What you need to do: Begin at the top of the records and copy each line exactly. The line containing "void lean_compute(const wg_batch" is the last one to include.

Data for this task:
__device__ __forceinline__ KParams lean_fix_params(KParams kp) {
    kp.pk = 1.f; kp.vk = 1.f; kp.ak = 1.f; kp.mk = 1.f;
    kp.midform = 1; kp.conmid = 0; kp.action_mode = 0; kp.integrator = 0; kp.pair_mode = 0;
    return kp;
}
struct LeanPolOut { float ax, ay, az, sx, sy, sz, reward; int done; int reset; };
template <bool IN3D, int NE, bool RES = false, bool E8 = false, bool AR = false, bool POL = false, bool FIX = false>
__device__ __forceinline__ void lean_compute(const wg_batch &b, const KParams &kp_in, const KOut &o,
                                             const LeanGeo &lg, char *sl, const LeanTile &t, int lane,
                                             LeanIn<NE, E8> &L, bool last = true, const KReset &ar = KReset{},
                                             LeanPolOut *po = nullptr, uint32_t *epw = nullptr, int epw_stride = 1) {
    static_assert(!FIX || (E8 && !RES && !AR && !POL && NE <= 4), "FIX: the plain E8 step instance");
    const KParams kp_fix = FIX ? lean_fix_params(kp_in) : KParams{};
    const KParams &kp = FIX ? kp_fix : kp_in;
    const bool store = !RES || last;
    const int M = b.M, K = b.K, A = b.A;
    const int w0 = t.w0, nE = t.nE;
    const int wl = t.wl, q = t.q, mu_wl = t.mu_wl, mu_ua = t.mu_ua;
    const bool is_mass = FIX || t.is_mass, is_mus = t.is_mus, acts = FIX ? t.is_mus : t.acts;
    const uint32_t pl = t.P0 + lane, ul = t.U0 + lane;
    const LeanTerms ts = lean_terms(sl, lg);
    STAMP_WAVE(t.w0 / lg.wpw);
    uint32_t *s_inc = reinterpret_cast<uint32_t *>(sl + lg.off_inc);
    float *s_x = reinterpret_cast<float *>(sl + lg.off_x);
    const float mf = L.mf;
    const bool pin = !FIX && L.pin != 0;
    double sq_tl = 0.0, sq_te = 0.0;
    if (NE == 1 && !RES) {
        sq_tl = PW_LOG2_TAB[lane & 31];
        sq_te = pw_asdouble(PW_EXP2_TAB[lane & 31]);
    }

    if (!RES) {
        WG_INC_TO_LDS(s_inc, L.gi, lane, nE, NE, FIX);
        if (lane == 0) s_inc[nE] = 0u;
    }
    float x = L.x;
    if (acts) {
        x = muscle_act(kp.action_mode, x, L.a, L.stp, L.lo, L.hi);
        if (store) *WG_ST(b.muscle_x, ul, 1) = x;
    }
    if (is_mus) s_x[lane] = x;
    double ym = recip_m(mf);
    if (!RES) asm volatile("" : "+v"(ym));
    wave_sync();
    STAMP(2);

    bool dead = false;
    if ((!RES || NE == 1) && kp.pair_mode == 0) {
        const bool nanp = is_mass && (__builtin_isnan(L.p3[0]) || __builtin_isnan(L.p3[1]) || __builtin_isnan(L.p3[2]));
        if (__builtin_expect(__ballot(nanp) != 0ull, 0)) {
            const unsigned long long db = __ballot(nanp && !pin && L.io1 > L.io0);
            const unsigned long long gm = (M == 64) ? ~0ull : (((1ull << M) - 1ull) << (lane & ~(M - 1)));
            dead = is_mass && (db & gm) == gm;
            if (dead) {
                L.p3[0] = (float)q; L.p3[1] = 0.f; L.p3[2] = 0.f;
                L.v3[0] = 0.f; L.v3[1] = 0.f; L.v3[2] = 0.f;
            }
        }
    }

    bool gtiny = false;
    const bool pos_ok = __all(fexp3(L.p3[0], L.p3[1], L.p3[2]) >= -55);
    struct Gath { float v[12]; };
    auto gather = [&](int it, Gath &g) {
// ... 51 lines not shown
            const int le = lane + 64 * it;
            if (le < nE) ts.put(le, 0.0, 0.0, 0.0, 0.f, 0.f, 0.f);
            continue;
        }
        Gath g;
        gather(it, g);
        spring(it, g);
    }
    wave_sync();
    const bool wave_tiny = __any(gtiny);
    STAMP(3);

    EnvTerms et{};
    if (!RES) et = env_terms(kp, mf, (float)ym, L.v3[0], L.v3[1], L.v3[2]);
    float px = 0.f, py = 0.f, pz = 0.f, vx = 0.f, vy = 0.f, vz = 0.f, ax = 0.f, ay = 0.f, az = 0.f;
    float nv = 0.f, ke = 0.f, pe = 0.f;
    bool hit = false;
    if (is_mass) {
        const int r1 = (WG_ABLATE & 2) ? min(L.io1, L.io0 + 1) : L.io1;
        const int lb = wl * K;
        if (!RES)
            mass_accumulate_v2(ts, reinterpret_cast<const uint16_t *>(s_inc) + 2 * lb, lb, L.io0, r1, mf, ym, ax, ay, az,
                               wave_tiny);
        else
            mass_accumulate<LeanTerms, !RES>(ts, reinterpret_cast<const uint16_t *>(s_inc) + 2 * lb, lb, L.io0, r1, mf,
                                             ax, ay, az, 0, wave_tiny);
    }
    if (!RES && kp.pair_mode) pair_forces(b, kp, L.p3, mf, pl, lane, M, is_mass, ax, ay, az);
    if (is_mass) {
        mass_tail(kp, mf, (float)ym, L.p3, L.v3, px, py, pz, vx, vy, vz, ax, ay, az, hit, pin,
                  !RES ? &et : nullptr);
        if (dead) nan_state(px, py, pz, vx, vy, vz, ax, ay, az, hit);
        if (!FIX && b.radius && store) b.radius[pl] = hit ? 3.0 : 1.0;
        nv = np_norm3(vx, vy, vz);
        if (!(NE == 1 && !RES)) ke = dead ? nv : mf * np_sq<NE == 1>(nv);
        pe = (float)((double)mf * kp.g) * (py - kp.ground);
    }
    if (NE == 1 && !RES) {
        const float sq = np_sq_wave(dead ? 0.f : nv, sq_tl, sq_te);
        if (is_mass) ke = dead ? nv : mf * sq;
    }
    STAMP(4);

    const int gbase = lane & ~(M - 1);
    const WalkerSums ws = (WG_ABLATE & 4) ? WalkerSums{px, py, pz, py, nv, ke, pe}
                                          : walker_sums(px, py, pz, nv, ke, pe, gbase, M, lane);
    const float sx = ws.sx, sy = ws.sy, sz = ws.sz, ysum = ws.ysum, vsum = ws.vsum, ksum = ws.ksum, psum = ws.psum;
    const unsigned long long gmask = (M == 64) ? ~0ull : (((1ull << M) - 1ull) << gbase);
    const unsigned long long hb = __ballot(is_mass && (py - kp.ground < 0.f));
    const unsigned long long sb = __ballot(is_mass && nv < 0.1f);
    const float midx = sx * lg.invM, midy = sy * lg.invM, midz = sz * lg.invM;
    int ep_done = 0;
    if (is_mass) {
        if (store) WG_STORE_STATE(b, pl, px, py, pz, vx, vy, vz, ax, ay, az, RES || kp.keep_aux, hit)
        if (q == 0) {
            const uint32_t wg = (uint32_t)(w0 + wl);
            const int steps = L.wsteps + 1;
            if (store) *WG_ST(b.steps, wg, 1) = steps;
            if (RES) L.wsteps = steps;
            if (o.steps) *WG_ST(o.steps, wg, 1) = steps;
            const float cy = ysum * lg.invM;
            if constexpr (POL) {
                const float vpen = (-(vsum * lg.invM)) * 0.1f;
                po->reward = (cy + vpen) + neg_half_count((int)__popcll(hb & gmask));
                if (o.reward) *WG_ST(o.reward, wg, 1) = po->reward;
            } else if (FIX || o.reward) {
                const float vpen = (-(vsum * lg.invM)) * 0.1f;
                *WG_ST(o.reward, wg, 1) = (cy + vpen) + neg_half_count((int)__popcll(hb & gmask));
            }
            if (FIX || o.done || (AR && (ar.mode & 1)) || POL) {
                int done;
                WG_EPISODE_DONE(done, steps, cy, (sb & gmask) == gmask, kp);
                if (FIX || o.done) at_u32w(o.done, wg) = (uint8_t)done;
                ep_done = done;
            }
            if (FIX || o.centroid) {
                float *c = WG_ST(o.centroid, wg, 3);
                c[0] = midx; c[1] = midy; c[2] = midz;
            }
            if (FIX || o.energy) *WG_ST(o.energy, wg, 1) = 0.5f * ksum + psum;
        }
    }

    STAMP(5);
    if ((FIX || o.obs) && !(WG_ABLATE & 16))
        lean_obs_rows<IN3D, FIX>(o.obs, o.obs_stride, kp, M, A, w0, wl, q, mu_wl, mu_ua, is_mass, is_mus, px, py, pz,
                                 vx, vy, vz, ax, ay, az, sx, sy, sz, midx, midy, midz, x);
    float rsx = sx, rsy = sy, rsz = sz;
    if constexpr (AR) {
        const bool nonf = is_mass && !(__builtin_isfinite(px) && __builtin_isfinite(py) && __builtin_isfinite(pz) &&
                                       __builtin_isfinite(vx) && __builtin_isfinite(vy) && __builtin_isfinite(vz) &&
                                       __builtin_isfinite(ax) && __builtin_isfinite(ay) && __builtin_isfinite(az));
        const unsigned long long eb = __ballot(is_mass && q == 0 && ep_done != 0), nb = __ballot(nonf);
        const unsigned long long hot = ((ar.mode & 1) ? eb : 0ull) | ((ar.mode & 2) ? nb : 0ull);
        const bool selw = is_mass && (hot & gmask) != 0ull;
        if (ar.reset && is_mass && q == 0) at_u32w(ar.reset, (uint32_t)(w0 + wl)) = (uint8_t)selw;
        if constexpr (POL) po->reset = selw;
        if (__builtin_expect(hot != 0ull, 0)) {
            const unsigned long long mmask = (M == 64) ? ~0ull : (((1ull << M) - 1ull) << ((mu_wl << lg.lgM) & 63));
            const bool selm = is_mus && (hot & mmask) != 0ull;
            if (ar.final_obs)
                lean_obs_rows<IN3D>(ar.final_obs, o.obs_stride, kp, M, A, w0, wl, q, mu_wl, mu_ua, selw, selm, px, py, pz,
                                    vx, vy, vz, ax, ay, az, sx, sy, sz, midx, midy, midz, x);
            int ep = 0;
            if (selw && q == 0) ep = RES ? (int)epw[wl * epw_stride] : at_u32(b.episodes, 4u * (uint32_t)(w0 + wl));
            ep = __builtin_amdgcn_ds_bpermute(gbase << 2, ep);
            float fx = px, fy = py, fz = pz, fvx = vx, fvy = vy, fvz = vz, fax = ax, fay = ay, faz = az, fxm = x;
            if (selw) {
                const float *ip = &at_u32(b.init_pos, 12u * pl), *iv = &at_u32(b.init_vel, 12u * pl),
                            *ia = &at_u32(b.init_acc, 12u * pl);
                fx = ip[0]; fy = ip[1]; fz = ip[2];
                fvx = iv[0]; fvy = iv[1]; fvz = iv[2];
                fax = ia[0]; fay = ia[1]; faz = ia[2];
                if (b.reset_noise) {
                    const float *nz = b.reset_noise +
                                      (size_t)((uint32_t)ep % (uint32_t)b.reset_noise_rows) * (size_t)b.reset_noise_stride +
                                      3 * (size_t)pl;
                    fvx = fvx + nz[0]; fvy = fvy + nz[1];
                    if (IN3D) fvz = fvz + nz[2];
                }
                if (store) {
                    float *gpo = WG_ST(b.pos, pl, 3), *gvo = WG_ST(b.vel, pl, 3), *gao = WG_ST(b.acc, pl, 3);
                    gpo[0] = fx; gpo[1] = fy; gpo[2] = fz;
                    gvo[0] = fvx; gvo[1] = fvy; gvo[2] = fvz;
                    gao[0] = fax; gao[1] = fay; gao[2] = faz;
                }
                if (q == 0) {
                    const uint32_t wg = (uint32_t)(w0 + wl);
                    if (store) *WG_ST(b.steps, wg, 1) = 0;
                    *WG_ST(b.episodes, wg, 1) = ep + 1;
                    if constexpr (RES) {
                        epw[wl * epw_stride] = (uint32_t)(ep + 1);
                        L.wsteps = 0;
                    }
                }
            }
            if (selm) {
                fxm = at_u32(b.init_muscle_x, 4u * ul);
                *WG_ST(b.muscle_x, ul, 1) = fxm;
            }
            if (o.obs && !(WG_ABLATE & 16)) {
                const WalkerSums fs = walker_sums(fx, fy, fz, 0.f, 0.f, 0.f, gbase, M, lane);
                lean_obs_rows<IN3D>(o.obs, o.obs_stride, kp, M, A, w0, wl, q, mu_wl, mu_ua, selw, selm, fx, fy, fz, fvx,
                                    fvy, fvz, fax, fay, faz, fs.sx, fs.sy, fs.sz, fs.sx * lg.invM, fs.sy * lg.invM,
                                    fs.sz * lg.invM, fxm);
            }
            if constexpr (RES) {
                px = fx; py = fy; pz = fz; vx = fvx; vy = fvy; vz = fvz; x = fxm;
                if constexpr (POL) {
                    const WalkerSums fs = walker_sums(fx, fy, fz, 0.f, 0.f, 0.f, gbase, M, lane);
                    ax = fax; ay = fay; az = faz;
                    if (selw) { rsx = fs.sx; rsy = fs.sy; rsz = fs.sz; }
                }
            }
        }
    }
    if (RES) {
        L.p3[0] = px; L.p3[1] = py; L.p3[2] = pz;
        L.v3[0] = vx; L.v3[1] = vy; L.v3[2] = vz;
        L.x = x;
    }
    if constexpr (POL) {
        po->ax = ax; po->ay = ay; po->az = az;
        po->sx = rsx; po->sy = rsy; po->sz = rsz;
        po->done = ep_done;
    }
    STAMP(6);
    STAMP_HW(lane);
}
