diff --git a/cubemapslam_amd/csrc/cms_api_tri.hip b/cubemapslam_amd/csrc/cms_api_tri.hip
--- a/cubemapslam_amd/csrc/cms_api_tri.hip
+++ b/cubemapslam_amd/csrc/cms_api_tri.hip
@@ -840,7 +840,7 @@
   auto take = [&](size_t bytes) { const size_t at = o; o += al(bytes); return at; };
   const size_t o_pose = take(pose.size() * 4), o_joff = take(j4 + 4), o_jslot = take(j4), o_jset = take(j4), o_src = take(n4), o_job = take(n4), o_slot = take(n4), o_skip = take(nmp),
                o_pos = take(3 * p4), o_nrm = take(3 * p4), o_min = take(p4), o_max = take(p4), o_desc = take((size_t)npts * 32), o_qx = take(n4), o_qy = take(n4), o_qr = take(n4),
-               o_qmin = take(n4), o_qmax = take(n4), o_lvl = take(n4), o_cnt = take(n4), o_off = take(n4 + 4), o_tot = take(16), o_bi = take(n4), o_bd = take(n4);
+               o_qmin = take(n4), o_qmax = take(n4), o_lvl = take(n4), o_cnt = take(n4), o_off = take(n4 + 4), o_tot = take(16), o_bi = take(n4), o_bd = take(n4), o_kept = take(n4 * CMS_AREA_KEEP_FUSE);
   const size_t fixed = o;
   bool direct = false;
   {
@@ -879,21 +879,13 @@
     fa.level = (int*)(p + o_lvl);
     hipLaunchKernelGGL(k_fuse_project, dim3((nmp + 255) / 256), dim3(256), 0, s, fa);
     CmsAreaArgs a;
-    a.tmp = nullptr;
     a.kp = (const CmsKeyPoint*)st->d_kp; a.sorted_idx = st->d_sorted; a.cell_start = st->d_cell_start;
     a.qx = fa.qx; a.qy = fa.qy; a.qr = fa.qr; a.qmin = fa.qmin; a.qmax = fa.qmax;
     a.q_frame = (const int*)(p + o_slot); a.kp_cap = st->maxf;
     a.nq = nmp; a.F = c->g.F; a.inv = (float)(3 * CMS_AREA_G) / (float)c->g.W;
-    a.cnt = (int*)(p + o_cnt); a.off = (const int*)(p + o_off); a.idx = (int*)(p + o_idx); a.cap = cap; a.idx_base = 0;
-    {
-      const int nblk = (nmp + 1023) / 1024, qgrid = (nmp * CMS_AREA_QL + 255) / 256;
-      rc = cms_area_bsum_reserve(c, nblk);
-      if (rc) return rc;
-      hipLaunchKernelGGL(k_area_query, dim3(qgrid), dim3(256), 0, s, a, 0);
-      hipLaunchKernelGGL(k_area_blocksum, dim3(nblk), dim3(1024), 0, s, (const int*)(p + o_cnt), nmp, c->d_area_bsum);
-      hipLaunchKernelGGL(k_area_scan, dim3(nblk), dim3(1024), 0, s, (const int*)(p + o_cnt), nmp, (const int*)c->d_area_bsum, (int*)(p + o_off), (int*)(p + o_tot));
-      hipLaunchKernelGGL(k_area_query, dim3(qgrid), dim3(256), 0, s, a, 1);
-    }
+    a.cnt = (int*)(p + o_cnt); a.idx = (int*)(p + o_idx); a.cap = cap; a.idx_base = 0;
+    rc = cms_area_query_launch(c, a, CMS_AREA_KEEP_FUSE, (int*)(p + o_kept), (int*)(p + o_off), (int*)(p + o_tot));
+    if (rc) return rc;
     CmsFuseScanArgs sa;
     sa.cap = cap; sa.src = src_dev; sa.row_slot = (const int*)(p + o_slot); sa.maxf = st->maxf;
     sa.n = nmp; sa.qx = fa.qx; sa.qy = fa.qy; sa.level = fa.level; sa.mp_desc = (const uint4*)(p + o_desc);
diff --git a/cubemapslam_amd/csrc/cms_area_csr.h b/cubemapslam_amd/csrc/cms_area_csr.h
--- /dev/null
+++ b/cubemapslam_amd/csrc/cms_area_csr.h
@@ -0,0 +1,44 @@
+#ifndef CMS_AREA_CSR_H
+#define CMS_AREA_CSR_H
+#include <stddef.h>
+
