# goalheart/ionic-mpnn

Hardware: AMD Instinct MI355X
Metric: molecule-graph pairs/sec (fwd), batch 4096 per MI355X (higher is better)
Workload: dtype f32 (bf16x9 emulation)

## Files before the change

### ionic_mpnn_amd/csrc/encoder_layout.h

```cpp
#pragma once

#include "common.h"

namespace impnn {
namespace enc {

typedef float f32x4 __attribute__((ext_vector_type(4)));
typedef _Float16 half8 __attribute__((ext_vector_type(8)));

constexpr float kSW = 256.0f;
constexpr float kSX = 16.0f;
constexpr float kAcc = kSW * kSX;

constexpr int kD = 32;
constexpr int kKMax = 8;
constexpr int kRCap = 256;
constexpr int kECap = 1024;
constexpr int kHS = 36;
constexpr int kMsgRS = 36;
constexpr int kUpdRS = 68;
constexpr int kThreads = 1024;
constexpr int kWaves = kThreads / 64;
constexpr int kTbCapFloats = 2048;

__host__ __device__ constexpr int img_msg_floats(int K) { return K * kD * kMsgRS; }
__host__ __device__ constexpr int img_upd_floats() { return 3 * kD * kUpdRS; }
__host__ __device__ constexpr int img_vec_floats() { return 5 * kD; }
__host__ __device__ constexpr int img_floats(int K) {
  return img_msg_floats(K) + img_upd_floats() + img_vec_floats();
}
__host__ __device__ constexpr int img16_msg_halfs(int K) { return K * 2 * 2 * 512; }
__host__ __device__ constexpr int img16_upd_halfs() { return 3 * 2 * 2 * 2 * 512; }
__host__ __device__ constexpr int img16_vec_float_off(int K) { return (img16_msg_halfs(K) + img16_upd_halfs()) / 2; }
__host__ __device__ constexpr int feat_of(int q, int j) { return 16 * (j >> 2) + 4 * q + (j & 3); }
constexpr int kPf = 4;
constexpr int kImgSlot = kPf * kThreads * 4;
static_assert(kThreads == 4 * kRCap, "prologue maps 4 threads to a row");
static_assert(img_floats(kKMax) <= kImgSlot, "weight image does not fit its slot");
static_assert(img16_vec_float_off(kKMax) + img_vec_floats() <= kImgSlot, "split weight image does not fit");

constexpr int kRecRowptr = 0;
constexpr int kRecTilemax = 528;
constexpr int kRecMoloff = 544;
constexpr int kRecMolrows = 1072;
constexpr int kRecPoolrow = 1584;
constexpr int kRecRowatom = 2096;
constexpr int kEntMaxAtom = 454;
constexpr int kRecEnt = 3136;
constexpr int kRecBytes = 8192;
static_assert(kRecEnt + 4 * kECap <= kRecBytes && kRecEnt % 16 == 0, "record layout");

constexpr int kTECap = 512;
constexpr int kTECapBig = 640;
__host__ __device__ constexpr int tecap_of(int E) { return E > kTECap ? kTECapBig : kTECap; }
constexpr int kTVbMax = 256;
constexpr int kTHS = 36;
constexpr int kTAS = 32;
constexpr int kTRecRowdeg = 0;
constexpr int kTRecTilemax = 528;
constexpr int kTRecMoloff = 544;
constexpr int kTRecMolrows = 1072;
constexpr int kTRecPoolrow = 1584;
constexpr int kTRecRowatom = 2096;
constexpr int kTRecCounts = 3120;
constexpr int kTRecJdptr = 3136;
constexpr int kTRecNrun = 3664;
constexpr int kTRecGrp = 3712;
constexpr int kTRunTarget = 32;
__host__ __device__ constexpr int tgrp_cap(int Vb, int ecap) { return ecap / 4 + (Vb < kTVbMax ? Vb : kTVbMax); }
__host__ __device__ constexpr int trec_runs_off(int Vb, int ecap) { return kTRecGrp + 16 * tgrp_cap(Vb, ecap); }
__host__ __device__ constexpr int trec_used_bytes(int Vb, int ecap) {
  return (trec_runs_off(Vb, ecap) + 2 * (Vb + 2 + kTRunTarget) + 15) & ~15;
}
constexpr int kTRecBytes = 12288;
constexpr int kTRecPart1 = 8192;
__host__ __device__ constexpr int trec_lds_bytes(int Vb, int ecap) { return trec_used_bytes(Vb, ecap); }
static_assert(kTRecGrp % 16 == 0 && trec_used_bytes(kTVbMax, kTECapBig) <= kTRecBytes, "typed record layout");
__host__ __device__ constexpr int tmsg_floats(int ecap) { return (ecap + 2) * kD; }
__host__ __device__ constexpr int tmsg_off(int s, int u) { return s * kD + ((u ^ ((s >> 1) & 7)) << 2); }
__host__ __device__ constexpr int tmsg_key(int s) { return s * kD + (((s >> 1) & 7) << 2); }
static_assert(tmsg_key(kTECapBig + 1) < 65536, "message keys travel as 16 bits");
constexpr int kTUpdBlocks = 24;
constexpr int kTVecFloatOff = kTUpdBlocks * 256;
constexpr int kTUpdFloats = kTVecFloatOff + 5 * kD;
constexpr int kTUpdSlot = 2 * kThreads * 4;
constexpr int kTUpdLds = 6400;
static_assert(kTUpdFloats <= kTUpdLds && kTUpdLds <= kTUpdSlot, "typed update image");
constexpr int kXUpdHalfs = 3 * 2 * 2 * 3 * 512;
constexpr int kXVecFloatOff = kXUpdHalfs / 2;
constexpr int kXUpdFloats = kXVecFloatOff + 5 * kD;
constexpr int kXUpdSlot = 3 * kThreads * 4;
constexpr int kXUpdLds = 9472;
static_assert(kXUpdFloats <= kXUpdLds && kXUpdLds <= kXUpdSlot, "x3 update image");
constexpr int kTMatFloats = kD * kD;
inline size_t typed_prepared_floats(int S, int Vb, bool x3 = false) {
  const size_t s = S > 0 ? S : 1;
  return s * (x3 ? kXUpdSlot : kTUpdSlot) + s * (size_t)Vb * kTMatFloats + (size_t)Vb * kTMatFloats;
}

constexpr int kShareCap = kECap;
inline int plan_vmin(int n_ions, int B, int vrmax, int nwg) {
  const int64_t span = 2 * (int64_t)n_ions * B * vrmax / (nwg > 0 ? nwg : 1) + vrmax;
  const int64_t v = (span + kShareCap - 2) / (kShareCap - 1);
  return (int)(v < 1 ? 1 : (v > kRCap ? kRCap : v));
}
constexpr int kMaxHops = 128;

constexpr int kPB = 16;

struct Ws {
  size_t img_off, rows_off, vr_off, partial_off, share_off, nsub_off, desc_off, rec_off, total;
  int nwg;
  int max_sub;
  int nblk;
  int rec_bytes;
};

inline size_t align_up(size_t x, size_t a) { return (x + a - 1) / a * a; }

__host__ __device__ constexpr int tvr_of_edges(int edges, int ecap) { return (edges * kRCap + ecap - 1) / ecap; }

inline int vr_max_of(int N, int E, bool typed = false) {
  int v = typed ? (E > 4 * kTECapBig ? kRCap + 1 : tvr_of_edges(E, tecap_of(E))) : (E + 3) / 4;
  int m = N > v ? N : v;
  m = m < 1 ? 1 : m;
  return typed && m > kRCap ? kRCap : m;
}

struct PlanHeader {
  int32_t magic, kind, n_ions, B, N, E, nwg, max_sub;
  int32_t overflow;
};
constexpr int32_t kPlanMagic = 0x696d706e;
constexpr int32_t kPlanBadBit = 1 << 30;

inline Ws ws_layout(int n_ions, int B, int N, int E, int S, int Vb, int nwg, bool typed, bool x3 = false) {
  Ws w{};
  const int vrmax = vr_max_of(N, E, typed);
  w.rec_bytes = typed ? kTRecBytes : kRecBytes;
  const int win = kRCap - vrmax + 1;
  w.nwg = nwg;
  w.nblk = (B + kPB - 1) / kPB;
  const int64_t share_rows = (2 * (int64_t)n_ions * B * vrmax) / nwg + vrmax;
  const int64_t by_win = win >= 1 ? share_rows / win + 2 : (int64_t)1 << 40;
  const int64_t by_pairs = 2 * share_rows / (kRCap + 1) + 2;
  w.max_sub = (int)(by_win < by_pairs ? by_win : by_pairs);
  size_t off = 256;
  w.img_off = off;
  off = align_up(off + (typed ? (size_t)n_ions * typed_prepared_floats(S, Vb, x3)
                              : (size_t)n_ions * (S > 0 ? S : 1) * kImgSlot) * sizeof(float), 256);
  w.rows_off = off;
  off = align_up(off + (size_t)n_ions * B * sizeof(int32_t), 256);
  w.vr_off = off;
  off = align_up(off + (size_t)n_ions * B * sizeof(int32_t), 256);
  w.partial_off = off;
  off = align_up(off + (size_t)n_ions * w.nblk * sizeof(int32_t), 256);
  w.share_off = off;
  off = align_up(off + (size_t)nwg * 4 * sizeof(int32_t), 256);
  w.nsub_off = off;
  off = align_up(off + (size_t)nwg * sizeof(int32_t), 256);
  w.desc_off = off;
  off = align_up(off + (size_t)nwg * w.max_sub * 4 * sizeof(int32_t), 256);
  w.rec_off = off;
  off = align_up(off + (size_t)nwg * w.max_sub * w.rec_bytes, 256);
  w.total = off;
  return w;
}
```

Result below:
__device__ __forceinline__ KParams lean_fix_params(KParams kp) {
    kp.pk = 1.f; kp.vk = 1.f; kp.ak = 1.f; kp.mk = 1.f;
    kp.midform = 1; kp.conmid = 0; kp.action_mode = 0; kp.integrator = 0; kp.pair_mode = 0;
    return kp;
}
struct LeanPolOut { float ax, ay, az, sx, sy, sz, reward; int done; int reset; };
template <bool IN3D, int NE, bool RES = false, bool E8 = false, bool AR = false, bool POL = false, bool FIX = false>
__device__ __forceinline__ void lean_compute(const wg_batch &b, const KParams &kp_in, const KOut &o,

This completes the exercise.